- Kategori
- Aşk - Evlilik
Oğlun kızın olsun hele!!!

Salaş lokantalarda yemeyi, içmeyi seviyorum. Hem mistik bir havaları oluyor. Hem de beraber gözükmek istemeyen çiftler geliyor buralara. Yasak aşk yaşayanlar, İlişkisinin bilinmemesini isteyenler. İlişkilerinden dolayı toplumdan tepki alacağından korkanlar.
Cumartesi günü, eski İstanbul fotoğraflarına bakarken. Meyhane resimlerine takıldım. Balık ve rakı! Bu ikili ile ilgili onlarca yazı ve resim var internette. İnsanlar neler anlatmış, neler görüntülemiş. Edirne’de Kıyıkta “Kime Ne” meyhanesinde yaptığım gösteriden bu yana rakı içemiyorum ben. O akşam Hayatımda ilk ve son defa beş duble rakı içtim. Fotoğraflara bakarken inanmayacaksınız ilk önce balık kokusu geldi burnuma
Ardından keskin bir anason kokusu! Ne oluyor bana böyle gündüz vakti? Birkaç arkadaşımı telefonla aradım hepsinin işi var. Yine o salaş lokantalardan bir tanesine gittim. Soba yanıyor çıtır çıtır. Duvarlarda balık ağları, ağlara takılmış kurumuş denizyıldızları... İçeride yalnız başına oturan genç bir kadın var. Başka da kimse yok. Kadının birilerini beklediği, lokantanın kapısının her açılışında gözlerinin kapıya yönelmesinden belli!
Bir duble yaş üzüm rakısı söyledim kendime, çinakop, çoban salata... Benim masa tamam. Fonda, Behiye Aksoy
“<ı>Saymadım kaç yıl oldu sen, ellerin olalı”
“<ı>Bilmem yüzün güldü mü? Ayrıldık ayrılalı?”
Kadında rakı içiyor, öyle böyle değil, iyi içici.
Lokantanın kapısı açılıyor, kapıya bağlı olan deniz kabuklarının gürültüsü ile beraber içeriye orta yaşlı bir bey giriyor.
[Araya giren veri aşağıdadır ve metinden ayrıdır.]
double search_bound(const mvicp_ctx* c, double d2_bound) {
  if (!(c->nn_search_factor > 0.0)) return 1.7976931348623157e308;
  const double f = std::max(1.0, c->nn_search_factor);
  const double b = d2_bound * f * f * (1.0 + 1e-9);
  return std::isfinite(b) ? b : 1.7976931348623157e308;
}

int cached_upload(mvicp_ctx* c, const char* key, const void* src, size_t bytes, void** dptr) {
  mvicp_ctx::CachedTable& t = c->tables[key];
  if (t.d && t.bytes.size() == bytes && std::memcmp(t.bytes.data(), src, bytes) == 0) { *dptr = t.d; return MVICP_OK; }
  MV_HIP(hipStreamSynchronize(c->stream));
  if (bytes > t.cap) {
    if (t.d) MV_HIP(hipFree(t.d));
    t.d = nullptr;
    MV_HIP(hipMalloc(&t.d, std::max<size_t>(bytes, 256)));
    t.cap = std::max<size_t>(bytes, 256);
  }
  MV_HIP(hipMemcpy(t.d, src, bytes, hipMemcpyHostToDevice));
  t.bytes.assign((const char*)src, (const char*)src + bytes);
  *dptr = t.d;
  return MVICP_OK;
}

void scratch_reset(mvicp_ctx* c) { c->scratch_used = 0; }

int scratch_upload(mvicp_ctx* c, const void* src, size_t bytes, void** dptr) {
  const size_t aligned = (bytes + 255) & ~(size_t)255;
  if (c->scratch_used + aligned > c->scratch_bytes) {
    if (c->scratch_used != 0) { set_error("scratch overflow (%zu + %zu > %zu)", c->scratch_used, aligned, c->scratch_bytes); return MVICP_ERR_STATE; }
    MV_HIP(hipStreamSynchronize(c->stream));
    if (c->d_scratch) MV_HIP(hipFree(c->d_scratch));
    c->scratch_bytes = std::max<size_t>(aligned * 4, 1 << 20);
    MV_HIP(hipMalloc((void**)&c->d_scratch, c->scratch_bytes));
  }
  void* d = c->d_scratch + c->scratch_used;
  MV_HIP(hipMemcpyAsync(d, src, bytes, hipMemcpyHostToDevice, c->stream));
  MV_HIP(hipStreamSynchronize(c->stream));
  c->scratch_used += aligned;
  *dptr = d;
  return MVICP_OK;
}

ProfScope::ProfScope(mvicp_ctx* ctx, const char* nm, double bytes) : c(ctx), name(nm), on(ctx->profile) {
  if (on && ctx->profile_level >= 2 && ((std::strncmp(nm, "nn_", 3) != 0 && std::strncmp(nm, "linearize", 9) != 0 && std::strcmp(nm, "comm") != 0) ||
                                        std::strcmp(nm, "nn_tie") == 0)) on = false;
  if (!on) return;
  ProfEntry& pe = c->prof[name];
  auto get = [&]() {
    hipEvent_t ev = nullptr;
    if (!pe.pool.empty()) { ev = pe.pool.back(); pe.pool.pop_back(); }
    else if (hipEventCreate(&ev) != hipSuccess) ev = nullptr;
    return ev;
  };
  a = get(); b = get();
  pe.bytes += bytes;
  if (std::strncmp(nm, "nn_", 3) == 0) { pe.survey_bytes += bytes; pe.queries += bytes / 36.0; }
  pe.launches += 1;
  if (a) (void)hipEventRecord(a, c->stream);
}
ProfScope::~ProfScope() {
  if (!on) return;
  if (b) (void)hipEventRecord(b, c->stream);
  if (a && b) c->prof[name].pending.push_back(std::make_pair(a, b));
}
static double now_ms() {
  timespec ts;
  clock_gettime(CLOCK_MONOTONIC, &ts);
  return ts.tv_sec * 1e3 + ts.tv_nsec * 1e-6;
}
HostScope::HostScope(mvicp_ctx* ctx, const char* nm) : c(ctx), name(nm), t0(0.0), on(ctx->profile) { if (on) t0 = now_ms(); }
HostScope::~HostScope() {
  if (!on) return;
  ProfEntry& pe = c->prof[name];
  pe.ms += now_ms() - t0;
  pe.launches += 1;
}
void prof_collect_lazy(mvicp_ctx* c) {
  for (auto& kv : c->prof) if (kv.second.pending.size() > 256) { prof_collect(c); return; }
}
void prof_collect(mvicp_ctx* c) {
  for (auto& kv : c->prof) {
    ProfEntry& pe = kv.second;
    for (auto& pr : pe.pending) {
      float ms = 0.f;
      if (hipEventSynchronize(pr.second) == hipSuccess && hipEventElapsedTime(&ms, pr.first, pr.second) == hipSuccess) pe.ms += ms;
      pe.pool.push_back(pr.first);
      pe.pool.push_back(pr.second);
    }
    pe.pending.clear();
  }
}

namespace {

template <typename T> int dev_alloc(T** p, size_t n) {
  *p = nullptr;
  if (n == 0) n = 1;
  MV_HIP(hipMalloc((void**)p, sizeof(T) * n));
  return MVICP_OK;
}
template <typename T> void dev_free(T*& p) {
  if (p) (void)hipFree(p);
  p = nullptr;
}

void free_graph(mvicp_ctx* c) {
  dev_free(c->d_esrc); dev_free(c->d_edst); dev_free(c->d_cap_off); dev_free(c->d_count);
  dev_free(c->d_ctl); c->d_nsrc = nullptr; c->d_a = nullptr; c->d_xf = nullptr; c->d_rel = nullptr; c->d_rel2 = nullptr; c->d_dirty = nullptr;
  dev_free(c->d_nn_idx); dev_free(c->d_nn_d2); dev_free(c->d_nn_lb); dev_free(c->d_first); dev_free(c->d_second);
  dev_free(c->d_sblock_off); dev_free(c->d_sel_keys1); dev_free(c->d_sel_keys2); c->n_sblocks = 0;
  dev_free(c->d_cd2); dev_free(c->d_qpos); dev_free(c->d_dirty_slots); dev_free(c->d_dslot_off); dev_free(c->d_stream); dev_free(c->d_cblock_off); dev_free(c->d_cblock_cnt); if (c->d_sel_state) (void)hipFree(c->d_sel_state);
  c->d_sel_state = nullptr; dev_free(c->d_sel_hist); dev_free(c->d_median); dev_free(c->d_chunk_edge); dev_free(c->d_chunk_start);
  dev_free(c->d_chunk_first); dev_free(c->d_partials); dev_free(c->d_out);
  if (c->h_pin) (void)hipHostFree(c->h_pin);
  c->h_pin = nullptr; c->h_pin_doubles = 0; c->d_res_host = nullptr; c->d_blocks_host = nullptr; c->lin_out = nullptr;
  c->census_pending = false; c->spec_ready = false; c->spec2_ready = false; c->spec_arm = false; c->d_spec_host = nullptr; c->d_adev_host = nullptr; c->d_res_target = nullptr; c->d_a_check = nullptr;
  dev_free(c->d_xblock_cnt); c->export_valid = false; c->export_in_flight = false; c->export_chunks = 0;
  for (hipEvent_t ev : c->export_events) (void)hipEventDestroy(ev);
  c->export_events.clear();
  if (c->d_export) (void)hipFree(c->d_export);
  if (c->h_export) (void)hipHostFree(c->h_export);
  c->d_export = nullptr; c->h_export = nullptr; c->export_cap = 0;
  c->E = 0; c->total_cap = 0; c->n_cblocks = 0; c->n_chunks = 0; c->have_corr = false;
}

int bind(mvicp_ctx* c) {
  if (!c) { set_error("null context"); return MVICP_ERR_ARG; }
  MV_HIP(hipSetDevice(c->device));
  return MVICP_OK;
}

double sqrt_bound(double t) {
  double x = t * t;
  while (std::sqrt(x) >= t && x > 0.0) x = std::nextafter(x, 0.0);
  while (std::sqrt(x) < t) x = std::nextafter(x, INFINITY);
  return x;
}

void inverse3(const double* m, double* r) {
#define M(i, j) m[(i) + 3 * (j)]
#define COF(i, j) (M(((i) + 1) % 3, ((j) + 1) % 3) * M(((i) + 2) % 3, ((j) + 2) % 3) - M(((i) + 1) % 3, ((j) + 2) % 3) * M(((i) + 2) % 3, ((j) + 1) % 3))
  const double c00 = COF(0, 0), c10 = COF(1, 0), c20 = COF(2, 0);
  const double det = (c00 * M(0, 0) + c10 * M(1, 0)) + c20 * M(2, 0);
  const double invdet = 1.0 / det;
  r[0] = c00 * invdet; r[3] = c10 * invdet; r[6] = c20 * invdet;
  r[1] = COF(0, 1) * invdet; r[4] = COF(1, 1) * invdet; r[7] = COF(2, 1) * invdet;
  r[2] = COF(0, 2) * invdet; r[5] = COF(1, 2) * invdet; r[8] = COF(2, 2) * invdet;
#undef COF
#undef M
}

void fill_query_xf(const double* Ps, const double* Pd, double* x) {
  double Rd[9];
  for (int j = 0; j < 3; ++j)
    for (int i = 0; i < 3; ++i) { x[i + 3 * j] = Ps[i + 4 * j]; Rd[i + 3 * j] = Pd[i + 4 * j]; }
  for (int i = 0; i < 3; ++i) { x[9 + i] = Ps[12 + i]; x[21 + i] = Pd[12 + i]; }
  inverse3(Rd, x + 12);
}

int ensure_pin(mvicp_ctx* c, size_t doubles) {
  if (doubles <= c->h_pin_doubles) return MVICP_OK;
  if (c->h_pin) MV_HIP(hipHostFree(c->h_pin));
  c->h_pin = nullptr;
  MV_HIP(hipHostMalloc((void**)&c->h_pin, sizeof(double) * doubles, hipHostMallocMapped));
  std::memset(c->h_pin, 0, sizeof(double) * doubles);
  c->h_pin_doubles = doubles;
  return MVICP_OK;
}

}

static void fill_rel_into(mvicp_ctx* c, const double* poses, double* h);
void fill_rel(mvicp_ctx* c, const double* poses) {
  fill_rel_into(c, poses, c->h_pin + c->ctl_r2_off);
}
static void fill_rel_into(mvicp_ctx* c, const double* poses, double* h) {
  for (int e = 0; e < c->E; ++e) {
    const double* Ps = poses + 16 * (size_t)c->esrc[e];
    const double* Pd = poses + 16 * (size_t)c->edst[e];
    double* r = h + (size_t)e * kEdgeRel;
    for (int j = 0; j < 3; ++j)
      for (int i = 0; i < 3; ++i) r[i + 3 * j] = Pd[0 + 4 * i] * Ps[0 + 4 * j] + Pd[1 + 4 * i] * Ps[1 + 4 * j] + Pd[2 + 4 * i] * Ps[2 + 4 * j];
    const double dt[3] = {Ps[12] - Pd[12], Ps[13] - Pd[13], Ps[14] - Pd[14]};
    for (int i = 0; i < 3; ++i) r[9 + i] = Pd[0 + 4 * i] * dt[0] + Pd[1 + 4 * i] * dt[1] + Pd[2 + 4 * i] * dt[2];
  }
}
int upload_rel(mvicp_ctx* c, const double* poses) {
  fill_rel(c, poses);
  MV_HIP(hipMemcpyAsync(c->d_rel, c->h_pin + c->ctl_r2_off, sizeof(double) * c->ctl_r2, hipMemcpyHostToDevice, c->stream));
  return MVICP_OK;
}

int stream_wait(mvicp_ctx* c) {
  if (c->spin_wait) {
    const double t0 = now_ms();
    for (;;) {
      const hipError_t q = hipStreamQuery(c->stream);
      if (q == hipSuccess) return MVICP_OK;
      if (q != hipErrorNotReady) { set_error("hipStreamQuery -> %s", hipGetErrorString(q)); return MVICP_ERR_HIP; }
      if (now_ms() - t0 > 2.0) break;
    }
  }
  MV_HIP(hipStreamSynchronize(c->stream));
  return MVICP_OK;
}

void census_resolve(mvicp_ctx* c) {
  if (!c->census_pending) return;
  c->census_pending = false;
  const unsigned long long* st = c->h_census;
  const double nq = c->census_nq;
  ProfEntry& pe = c->prof[c->census_scope];
  if (c->census_kind == 3) {
    const double hits = (double)st[3];
    pe.bytes += 36.0 * hits + 24.0 * (double)st[4] + 24.0 * (double)st[5] + 32.0 * (double)st[1];
    c->nn_candidates += (double)st[0]; c->nn_nodes += (double)st[1] + (double)st[5]; c->nn_far += (double)st[2]; c->nn_queries += nq; c->nn_hits += hits;
    c->nn_fetched += (double)st[4];
    pe.survey_bytes += 24.0 * (double)st[4] + 8.0 * ((double)st[1] + (double)st[5]);
  } else if (c->census_kind == 2) {
    c->nn_fetched += (double)st[0];
    pe.survey_bytes += 24.0 * (double)st[0] + 8.0 * (double)st[1];
    pe.bytes += 28.0 * (double)st[0] + 24.0 * (double)st[1];
    c->nn_candidates += (double)st[2]; c->nn_nodes += (double)st[1]; c->nn_queries += nq;
    for (int k = 0; k < 4; ++k) c->nn_dbg[k] += (double)st[4 + k];
    c->nn_hits += (double)st[3]; pe.bytes += 36.0 * (double)st[3];
  } else {
    const double hits = (double)st[3], searched = nq - hits;
    pe.bytes += 36.0 * hits + (c->census_kind == 1 ? 4.0 : 132.0) * searched + 32.0 * (double)st[0] + 32.0 * (double)st[1];
    c->nn_candidates += (double)st[0]; c->nn_nodes += (double)st[1]; c->nn_far += (double)st[2]; c->nn_queries += nq; c->nn_hits += hits;
    c->nn_fetched += (double)st[0];
    pe.survey_bytes += 24.0 * (double)st[0] + 8.0 * (double)st[1];
  }
}

namespace {
struct BuildSlots {
  std::mutex m; std::condition_variable cv; int free_slots;
  BuildSlots() : free_slots((int)std::max(2u, std::min(32u, std::thread::hardware_concurrency()))) {}
  void acquire() { std::unique_lock<std::mutex> lk(m); cv.wait(lk, [this]() { return free_slots > 0; }); --free_slots; }
  void release() { { std::lock_guard<std::mutex> lk(m); ++free_slots; } cv.notify_one(); }
};
BuildSlots& build_slots() { static BuildSlots s; return s; }
}

static int upload_sorted_normals(FrameDev& f, const double* nrm) {
  const int n = f.n;
  std::vector<double> sn(3 * (size_t)n);
  for (int i = 0; i < n; ++i) std::memcpy(&sn[3 * (size_t)i], nrm + 3 * (size_t)f.grid.h_order[i], 24);
  MV_HIP(hipMalloc((void**)&f.grid.snor, sizeof(double) * 3 * (size_t)std::max(n, 1)));
  MV_HIP(hipMemcpy(f.grid.snor, sn.data(), sizeof(double) * 3 * (size_t)n, hipMemcpyHostToDevice));
  return MVICP_OK;
}

static bool injected_build_failure(mvicp_ctx* c) {
  if (c->fault_inject_build.load() > 0 && c->fault_inject_build.fetch_sub(1) == 1) { set_error("injected structure-build failure (option fault_inject_build)"); return true; }
  return false;
}

static int build_frame_structures(mvicp_ctx* c, FrameDev& f, const double* xyz, const double* nrm) {
  if (injected_build_failure(c)) return MVICP_ERR_INTERNAL;
  const auto t0 = std::chrono::steady_clock::now();
  MV_CHECK(build_grid(c, f, xyz));
  if (nrm) MV_CHECK(upload_sorted_normals(f, nrm));
  f.build_ms[0] = std::chrono::duration<double, std::milli>(std::chrono::steady_clock::now() - t0).count();
  f.build_ms[1] = -1.0;
  return MVICP_OK;
}

static int build_frame_structures_device(mvicp_ctx* c, FrameDev& f, const DevBounds& b, int grid_curve, double grid_target) {
  if (injected_build_failure(c)) return MVICP_ERR_INTERNAL;
  return build_grid_device(c, f, b, grid_curve, grid_target);
}

int finish_builds(mvicp_ctx* c) {
  for (FrameDev& f : c->frames) {
    if (!f.job) continue;
    int s1 = MVICP_ERR_INTERNAL;
    try { s1 = f.job->fut.get(); } catch (...) { f.job->err = "structure build threw"; }
    if (s1 != MVICP_OK) {
      f.build_error = f.job->err.empty() ? std::string("structure build failed") : f.job->err;
      (void)hipSetDevice(c->device);
      free_grid(f.grid); f.has_grid = false;
    }
    f.job.reset();
  }
  for (size_t i = 0; i < c->frames.size(); ++i)
    if (!c->frames[i].build_error.empty()) {
      set_error("frame %d: %s (upload the cloud again with mvicp_set_frame)", (int)i, c->frames[i].build_error.c_str());
      return MVICP_ERR_STATE;
    }
  return MVICP_OK;
}
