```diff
diff --git a/lambdaworks_kzg_amd/csrc/msm.hip b/lambdaworks_kzg_amd/csrc/msm.hip
--- a/lambdaworks_kzg_amd/csrc/msm.hip
+++ b/lambdaworks_kzg_amd/csrc/msm.hip
@@ -458,8 +458,25 @@
                ((uint32_t)b[4 * k + 3] << 24);
 }
 
+__global__ __launch_bounds__(64) void k_finalize_compress_wave(const G1Xyzz29 *__restrict__ sums, uint8_t *__restrict__ out48) {
+    const size_t i = blockIdx.x;
+    __builtin_amdgcn_s_setprio(2);
+    uint32_t w[12];
+    g1_compress_words(w, sums[i]);
+    if (threadIdx.x != 0) return;
+    uint32_t *o = (uint32_t *)(out48 + 48 * i);
+#pragma unroll
+    for (int k = 0; k < 12; k++) o[k] = w[k];
+}
+
+constexpr size_t kFinalizeWaveMax = 1024;
+
 void launch_finalize_compress(const G1Xyzz29 *sums, uint8_t *out48, size_t n, hipStream_t st) {
     ProfScope p("k_finalize_compress", st);
+    if (n <= kFinalizeWaveMax && knobs().commit_tail) {
+        if (n) hipLaunchKernelGGL(k_finalize_compress_wave, dim3((unsigned)n), dim3(64), 0, st, sums, out48);
+        return;
+    }
     hipLaunchKernelGGL(k_finalize_compress, dim3((unsigned)((n + 63) / 64)), dim3(64), 0, st, sums, out48, n);
 }
 
```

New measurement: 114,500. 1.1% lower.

Tamam işte. Senaryoyu yazıyorum kafamda; Adam evli, kadın adamın sevgilisi! Adam başı ile selam veriyor, bende aynı şekilde karşılık veriyorum. Şarkıların sözlerine takıyorum kafayı, kendimle konuşuyorum. Bu insanlar neler yaşamışlar böyle, yaşadıklarından nasıl etkilenmişler de, yazabilmişler bu sözleri. Abdurrahim Karakoç geliyor aklıma
Mihriban’ın söz yazarı!
“Sarı saçlarına deli gönlümü
Bağlamışlar, çözülmüyor Mihriban.
Ayrılıktan zor belleme ölümü
Görmeyince sezilmiyor Mihriban.”
Bu şiir yazılalı tam kırk yıl olmuş, şairin “Sarı Saçlısını”, kimse bilmiyor. “Aşk bu be” diyorum içimden. İkinci dubleyi söylüyorum. Bu şiirin devamı niteliğinde bir şiiri daha var şairin. “Çarptı işe bu meret beni. ”Gözlerim balık ağlarında, sözleri mırıldanıyorum.
Unutmak kolay mı deme
Unutursun Mihribanım
Oğlun kızın olsun hele
Unutursun Mihribanım
Hayat böyle bir gemide
Eskiler yiter yenide
Beni değil kendini de
Unutursun Mihribanım.
Tamam, oldum ben, Birisi yanıma gelse dokunsa ağlayacağım. Komşu masada sesler yükseliyor. Bağrış, gürültü genç kadın ağlıyor, hışımla kalkıyor masadan. Kapıyı vurup çıkıyor. Kafam güzele yakın ya, adama sesleniyorum. “Ağabey be rahatla bir rakı içirmediniz, şerefsizim.”